Addictions

by bakedgoldfish



Category: The West Wing
Genre: M/M, Pre-White House (West Wing)
Language: English
Status: Completed
Published: 2006-06-19
Updated: 2006-06-19
Packaged: 2019-05-15 05:44:51
Rating: Mature
Warnings: Creator Chose Not To Use Archive Warnings
Chapters: 1
Words: 833
Publisher: archiveofourown.org
Story URL: https://archiveofourown.org/works/14784620
Author URL: https://archiveofourown.org/users/bakedgoldfish/pseuds/bakedgoldfish
Summary: He's understood ever since they first met.





	Addictions

**Author's Note:**

> A copy of this work was once archived at National Library, a part of the [ West Wing Fanfiction Central](https://fanlore.org/wiki/West_Wing_Fanfiction_Central), a West Wing fanfiction archive. More information about the Open Doors approved archive move can be found in the [announcement post](http://archiveofourown.org/admin_posts/8325).

**Addictions**

**by: Baked Goldfish**

**Character(s):** Jed, Leo  
**Pairing(s):** Jed/Leo  
**Rating:** MATURE  
**Summary:** He's understood ever since they first met.  
**Author's Note:** This is, uh, very obviously pre-White House. 

"You don't understand," Leo tells him. He is drunk, and maybe a little stoned. "You just don't." 

He doesn't understand. It is raining out, chilly, and reminiscent of damp stonework in a medieval dungeon. It is dark, and the sky is depressed and gray as the thunder rumbles sullenly and the rain melts off the clouds and onto the oozing earth below. It is late fall, New Hampshire, 1978, and Jed Bartlet is being told that he doesn't understand. 

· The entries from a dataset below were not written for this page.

int m3d_nchw_to_nhwc_slice(const float *in, int Ctot, int c0, float *out, int N, int C, int H, int W, int out_cs,
                           m3d_stream_t stream)
{
    M3D_REQUIRE(in && out && out_cs >= C && c0 >= 0 && c0 + C <= Ctot, "nchw_to_nhwc: bad arguments");
    const int HW = H * W;
    hipLaunchKernelGGL(nchw_to_nhwc_kernel, dim3(cdiv(HW, 32), cdiv(C, 32), N), dim3(256), 0, (hipStream_t)stream, in,
                       out, C, HW, out_cs, Ctot, c0);
    M3D_LAUNCH_CHECK();
    return M3D_OK;
}

extern "C" int m3d_nchw_to_nhwc(const float *in, float *out, int N, int C, int H, int W, int out_cs,
                                m3d_stream_t stream)
{
    return m3d_nchw_to_nhwc_slice(in, C, 0, out, N, C, H, W, out_cs, stream);
}

extern "C" int m3d_nhwc_to_nchw(const float *in, int in_cs, float *out, int N, int C, int H, int W,
                                m3d_stream_t stream)
{
    M3D_REQUIRE(in && out && in_cs >= C, "nhwc_to_nchw: bad arguments");
    const int HW = H * W;
    hipLaunchKernelGGL(nhwc_to_nchw_kernel, dim3(cdiv(HW, 32), cdiv(C, 32), N), dim3(256), 0, (hipStream_t)stream, in,
                       in_cs, out, C, HW);
    M3D_LAUNCH_CHECK();
    return M3D_OK;
}

#define STEM_TH 8
#define STEM_TW 32
struct U8Norm {
    float mean[3], stds[3];
    int img_h, img_w;
};
__device__ __forceinline__ float u8_normalise(const unsigned char *__restrict__ frame, const U8Norm &nm, int h, int w, int c_rgb)
{
    const int cb = 2 - c_rgb;
    float v = (h < nm.img_h && w < nm.img_w) ? (float)frame[((size_t)h * nm.img_w + w) * 3 + cb] : 0.f;
    v = v / 255.0f;
    v = v - nm.mean[cb];
    return v / nm.stds[cb];
}

template <bool U8>
__global__ __launch_bounds__(256) void stem_conv7x7_kernel(const void *__restrict__ img_, const float *__restrict__ wgt,
                                                           const float *__restrict__ scale,
                                                           const float *__restrict__ shift, float *__restrict__ out,
                                                           int out_cs, int H, int W, U8Norm nm)
{
    const float *img = static_cast<const float *>(img_);
    constexpr int PH = STEM_TH + 6, PW = STEM_TW + 6;
    __shared__ float patch[3][PH][PW + 1];
    const int n = blockIdx.z, h0 = blockIdx.y * STEM_TH, w0 = blockIdx.x * STEM_TW;
    const float *im = img + (size_t)n * 3 * H * W;
    const unsigned char *frame = static_cast<const unsigned char *>(img_) + (size_t)n * nm.img_h * nm.img_w * 3;
    {
        constexpr int NE = 3 * PH * PW, NIT = (NE + 255) / 256;
        float v[NIT];
#pragma unroll
        for (int k = 0; k < NIT; ++k) {
            const int i = threadIdx.x + 256 * k;
            const int c = i / (PH * PW), r = (i / PW) % PH, q = i % PW;
            const int h = h0 + r - 3, w = w0 + q - 3;
            const bool inside = i < NE && h >= 0 && h < H && w >= 0 && w < W;
            if constexpr (U8) v[k] = inside ? u8_normalise(frame, nm, h, w, c) : 0.f;
            else v[k] = inside ? im[((size_t)c * H + h) * W + w] : 0.f;
        }
#pragma unroll
        for (int k = 0; k < NIT; ++k) {
            const int i = threadIdx.x + 256 * k;
            if (i < NE) patch[i / (PH * PW)][(i / PW) % PH][i % PW] = v[k];
        }
    }
    __syncthreads();
    const int ty = threadIdx.x / STEM_TW, tx = threadIdx.x % STEM_TW;
    f32x2 acc2[8];
#pragma unroll
    for (int o = 0; o < 8; ++o) acc2[o] = f32x2{0.f, 0.f};
    for (int i = 0; i < 7; ++i) {
#pragma unroll
        for (int j = 0; j < 7; ++j) {
#pragma unroll
            for (int c = 0; c < 3; ++c) {
                const float v = patch[c][ty + i][tx + j];
                const f32x2 vv = {v, v};
                const float *wp = wgt + ((i * 7 + j) * 3 + c) * 16;
#pragma unroll
                for (int o = 0; o < 8; ++o) acc2[o] = __builtin_elementwise_fma(vv, f32x2{wp[2 * o], wp[2 * o + 1]}, acc2[o]);
            }
        }
    }
    float acc[16];
#pragma unroll
    for (int o = 0; o < 8; ++o) { acc[2 * o] = acc2[o][0]; acc[2 * o + 1] = acc2[o][1]; }
    const int h = h0 + ty, w = w0 + tx;
    if (h < H && w < W) {
        float *op = out + ((size_t)(n * H + h) * W + w) * out_cs;
#pragma unroll
        for (int o4 = 0; o4 < 4; ++o4) {
            f32x4 v;
#pragma unroll
            for (int e = 0; e < 4; ++e) v[e] = leaky(acc[o4 * 4 + e] * scale[o4 * 4 + e] + shift[o4 * 4 + e]);
            *reinterpret_cast<f32x4 *>(op + o4 * 4) = v;
        }
    }
}

extern "C" int m3d_stem_conv7x7(const float *img_nchw, const float *wgt, const float *scale, const float *shift,
                                float *out, int out_cs, int N, int H, int W, m3d_stream_t stream)
{
    M3D_REQUIRE(img_nchw && wgt && scale && shift && out && out_cs % 4 == 0 && out_cs >= 16, "stem: bad arguments");
    hipLaunchKernelGGL(stem_conv7x7_kernel<false>, dim3(cdiv(W, STEM_TW), cdiv(H, STEM_TH), N), dim3(256), 0,
                       (hipStream_t)stream, (const void *)img_nchw, wgt, scale, shift, out, out_cs, H, W, U8Norm{});
    M3D_LAUNCH_CHECK();
    return M3D_OK;
}

static int fill_u8norm(U8Norm &nm, const float *mean3, const float *stds3, int img_h, int img_w, int H, int W)
{
    M3D_REQUIRE(mean3 && stds3, "preprocess: mean / stds are host pointers to 3 floats each");
    M3D_REQUIRE(img_h >= 1 && img_w >= 1 && img_h <= H && img_w <= W,
                "preprocess: the frame (%dx%d) must fit the padded size (%dx%d)", img_h, img_w, H, W);
    for (int c = 0; c < 3; ++c) {
        M3D_REQUIRE(stds3[c] != 0.f, "preprocess: zero std");
        nm.mean[c] = mean3[c];
        nm.stds[c] = stds3[c];
    }
    nm.img_h = img_h; nm.img_w = img_w;
    return M3D_OK;
}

He is smoking a cigarette, and exhales the smoke loudly as he lets Leo inside. He doesn't understand. Abbey is at one of her medical conferences, and has taken their two daughters with her as a vacation for them. Leo is here, drunk and maybe stoned. He is soaking wet in the light drizzle. "Come inside." 

"Jenny - Jenny doesn't understand, either," he says, and he kisses him. A taste passes between them, one of nicotine and scotch. They don't understand; Jenny and Mallory and Abbey and Elizabeth and Eleanor. In that strange, bitter taste he hears that they don't understand. He can feel Leo pulling the cigarette out of his hand, can see him pull away and draw on it, can see his cheeks hollow out as the tip flares red and angry. It is destruction. 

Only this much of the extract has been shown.